On Monday, the Chinese government approved 105 domestic games, in a sign Beijing does not want to be perceived as beginning another industry-wide crackdown on the videogame industry after its introduction last week of new rules for videogame companies produced an $80 billion rout
The government gave its official approval to titles from Tencent Holdings Ltd. and NetEase Inc., the two leading game publishers in China, which had been battered by the introduction of the new rules. The approvals were designed as a demonstration that the authorities in China support the online gaming industry, according to a post on WeChat by an online gaming industry association which was republished by the official Xinhua news agency.
Fears grew that Chinese officials were about to begin a new round of crackdowns on the tech industry after the top gaming regulator National Press and Publication Administration announced there were going to be new rules which would apply to the development of new games, including a maximum cap, yet to be determined, on the spending by adult players.
In addition, rewards for frequent log-ins, and forced player-duels, as well as any content which violated national security were all expressly banned.
The NPAA had rushed during trading hours to announce that 40 imported gaming titles had been approved, after both Tencent and NetEase had seen their market value plummet by tens of billions of dollars in Hong Kong on Friday. The two company’s titles were among those approved. However investor confidence was relatively unaffected by the approvals.
Even though shortly after the release of the new restrictions, several analysts, including analysts from Citi, said that neither Tencent or NetEase should be significantly affected, it did not prevent the share prices of the companies from plummeting in the US.
The raft of new restrictions had caught industry players and investor by surprise on the final trading day before Christmas. Many immediately thought of the tech sector crackdown of 2021, when various agencies of the government suddenly began placing restrictions on various sectors from entertainment to e-commerce. Jack Ma-backed Ant Group Co, and Alibaba Group Holding Ltd. were strictly reined in as the online education industry saw profits declared illegal, savaging it.
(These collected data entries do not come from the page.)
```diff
@@ -206,15 +265,30 @@
     set_error("attention: nk_pad=%d must be >= nk=%d and a multiple of 4", nk_pad, nk);
     return -1;
   }
+  const Options& opt = options();
+  int bq = 0, kperm = 0;
+  if (int r = attn_pick_tile(BH, nq, nk, 1, opt.attn_bq, opt.attn_kperm, &bq, &kperm)) return r;
+  if (opt.attn_bq == 0) attn_pick_tile(BH, nq, nk, num_sms(), opt.attn_bq, opt.attn_kperm, &bq, &kperm);
   AttnArgs& a = plan->args;
   {
     uint64_t dims[3] = {64, (uint64_t)nq, (uint64_t)BH};
     uint64_t str[2] = {64 * 4, (uint64_t)nq * 64 * 4};
-    uint32_t box[3] = {32, (uint32_t)BQ, 1};
+    uint32_t box[3] = {32, (uint32_t)bq, 1};
     int r = encode_tmap(&a.tmQ, CU_TENSOR_MAP_DATA_TYPE_FLOAT32, 3, q, dims, str, box);
     if (r) return r;
   }
-  {
+  if (kperm) {
+    uint64_t dims[5] = {64, 2, 4, (uint64_t)nk / 8, (uint64_t)BH};
+    uint64_t str[4] = {4 * 64 * 4, 64 * 4, 8 * 64 * 4, (uint64_t)nk * 64 * 4};
+    uint32_t box[5] = {32, 2, 4, BKV / 8, 1};
+    if (int r = encode_tmap(&a.tmK, CU_TENSOR_MAP_DATA_TYPE_FLOAT32, 5, k, dims, str, box)) {
+      char why[256];
+      snprintf(why, sizeof(why), "%s", last_error());
+      set_error("attention: the driver rejected the rank-5 permuted view of K (nk=%d, bh=%d; attn_kperm=0 avoids it): %s",
+                nk, BH, why);
+      return r;
+    }
+  } else {
     uint64_t dims[3] = {64, (uint64_t)nk, (uint64_t)BH};
     uint64_t str[2] = {64 * 4, (uint64_t)nk * 64 * 4};
     uint32_t box[3] = {32, (uint32_t)BKV, 1};
@@ -229,29 +303,37 @@
     if (r) return r;
   }
   a.nq = nq; a.nk = nk; a.heads = heads;
-  plan->grid = dim3((nq + BQ - 1) / BQ, BH);
+  plan->bq = bq;
+  plan->kperm = kperm;
+  plan->grid = dim3((nq + bq - 1) / bq, BH);
   plan->flops = 4.0 * BH * (double)nq * nk * 64;
   return 0;
 }
 
-static int attn_launch_args(const AttnPlan& plan, const AttnArgs& a, cudaStream_t st) {
-  using namespace attn;
+template <int NC, bool KPERM>
+static int attn_launch_variant(const AttnPlan& plan, const AttnArgs& a, cudaStream_t st) {
+  using T = attn::Tile<NC>;
   static PerDeviceOnce once;
   bool& attr_set = once.cur();
   if (!attr_set) {
-    cudaError_t e = cudaFuncSetAttribute(attention_kernel, cudaFuncAttributeMaxDynamicSharedMemorySize, SMEM);
+    cudaError_t e = cudaFuncSetAttribute(attention_kernel<NC, KPERM>, cudaFuncAttributeMaxDynamicSharedMemorySize, T::SMEM);
     if (e != cudaSuccess) {
-      set_error("attention: cudaFuncSetAttribute(smem=%d): %s", SMEM, cudaGetErrorString(e));
+      set_error("attention: cudaFuncSetAttribute(smem=%d): %s", T::SMEM, cudaGetErrorString(e));
       return -5;
     }
     attr_set = true;
   }
-  cudaError_t e = launch_pdl(attention_kernel, plan.grid, dim3(kThreads), SMEM, st, a);
+  cudaError_t e = launch_pdl(attention_kernel<NC, KPERM>, plan.grid, dim3(T::THREADS), T::SMEM, st, a);
   if (e != cudaSuccess) {
     set_error("attention launch failed: %s", cudaGetErrorString(e));
     return -6;
   }
   return 0;
+}
+
+static int attn_launch_args(const AttnPlan& plan, const AttnArgs& a, cudaStream_t st) {
+  if (plan.bq == 192) return attn_launch_variant<3, true>(plan, a, st);
+  return plan.kperm ? attn_launch_variant<2, true>(plan, a, st) : attn_launch_variant<2, false>(plan, a, st);
 }
 
 int attn_launch(const AttnPlan& plan, __nv_bfloat16* o_hi, __nv_bfloat16* o_lo, float* o_f32, long long ldo,
diff --git a/spann3r_b200/csrc/capi.cu b/spann3r_b200/csrc/capi.cu
--- a/spann3r_b200/csrc/capi.cu
+++ b/spann3r_b200/csrc/capi.cu
@@ -321,8 +321,28 @@
   s3r::Options& o = s3r::options();
   if (!name) { set_error("s3r_set_option: null name"); return -1; }
   if (!strcmp(name, "prefetch_b")) o.prefetch_b = value;
-  else { set_error("s3r_set_option: unknown option '%s' (prefetch_b)", name); return -1; }
+  else if (!strcmp(name, "attn_bq")) {
+    if (value != 0 && value != 128 && value != 192) {
+      set_error("s3r_set_option: attn_bq=%d (0 = the planner's, 128, 192)", value);
+      return -1;
+    }
+    o.attn_bq = value;
+  } else if (!strcmp(name, "attn_kperm")) {
+    if (value < -1 || value > 1) {
+      set_error("s3r_set_option: attn_kperm=%d (-1 = the planner's, 0, 1)", value);
+      return -1;
+    }
+    o.attn_kperm = value;
+  } else {
+    set_error("s3r_set_option: unknown option '%s' (prefetch_b, attn_bq, attn_kperm)", name);
+    return -1;
+  }
   return 0;
+}
+
+int s3r_attention_tile(int bh, int nq, int nk, int num_sms, int attn_bq, int attn_kperm, int* out) {
+  if (!out) { set_error("s3r_attention_tile: null output"); return -1; }
+  return attn_pick_tile(bh, nq, nk, num_sms, attn_bq, attn_kperm, &out[0], &out[1]);
 }
 
 int s3r_dropout_mask(float* out, int64_t n, uint64_t seed, float p, void* stream) {
diff --git a/spann3r_b200/csrc/common.cuh b/spann3r_b200/csrc/common.cuh
--- a/spann3r_b200/csrc/common.cuh
+++ b/spann3r_b200/csrc/common.cuh
@@ -110,6 +110,14 @@
       "l"(reinterpret_cast<uint64_t>(m)), "r"(smem_u32(bar)), "r"(c0), "r"(c1), "r"(c2), "r"(c3)
       : "memory");
 }
+__device__ __forceinline__ void tma_load_5d(void* smem, const CUtensorMap* m, uint64_t* bar, int c0, int c1,
+                                            int c2, int c3, int c4) {
+  asm volatile(
+      "cp.async.bulk.tensor.5d.shared::cta.global.mbarrier::complete_tx::bytes [%0], [%1, {%3, %4, %5, %6, %7}], "
+      "[%2];" ::"r"(smem_u32(smem)),
+      "l"(reinterpret_cast<uint64_t>(m)), "r"(smem_u32(bar)), "r"(c0), "r"(c1), "r"(c2), "r"(c3), "r"(c4)
+      : "memory");
+}
 
 __device__ __forceinline__ void mbar_arrive_expect_tx_u(uint32_t bar, uint32_t bytes) {
   asm volatile("mbarrier.arrive.expect_tx.shared::cta.b64 _, [%0], %1;" ::"r"(bar), "r"(bytes) : "memory");
diff --git a/spann3r_b200/csrc/gemm.cuh b/spann3r_b200/csrc/gemm.cuh
--- a/spann3r_b200/csrc/gemm.cuh
+++ b/spann3r_b200/csrc/gemm.cuh
@@ -72,6 +72,8 @@
 
 struct Options {
   int prefetch_b = 1;
+  int attn_bq = 0;
+  int attn_kperm = -1;
 };
 Options& options();
 int num_sms();
diff --git a/spann3r_b200/csrc/kernels.cuh b/spann3r_b200/csrc/kernels.cuh
--- a/spann3r_b200/csrc/kernels.cuh
+++ b/spann3r_b200/csrc/kernels.cuh
@@ -39,9 +39,12 @@
 };
 struct AttnPlan {
   AttnArgs args;
+  int bq;
+  int kperm;
   dim3 grid;
   double flops;
 };
+int attn_pick_tile(int BH, int nq, int nk, int sms, int force_bq, int force_kperm, int* bq, int* kperm);
 int attn_plan_init(AttnPlan* plan, const float* q, const float* k, const float* vt, int BH, int heads, int nq, int nk,
                    int nk_pad);
 int attn_launch(const AttnPlan& plan, __nv_bfloat16* o_hi, __nv_bfloat16* o_lo, float* o_f32, long long ldo,
```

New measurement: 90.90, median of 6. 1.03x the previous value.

Yang Wenfeng, a senior vice president with Shanghai-based games studio Paper Games said, “The latest events reflect the government’s desire for a larger, more diverse gaming landscape with innovative content of a higher quality but one without excessive monetization or ‘pay-to-win’ games. The government prefers publishers to earn profits through fair practices and product innovation, rather than deepening monetization strategies.”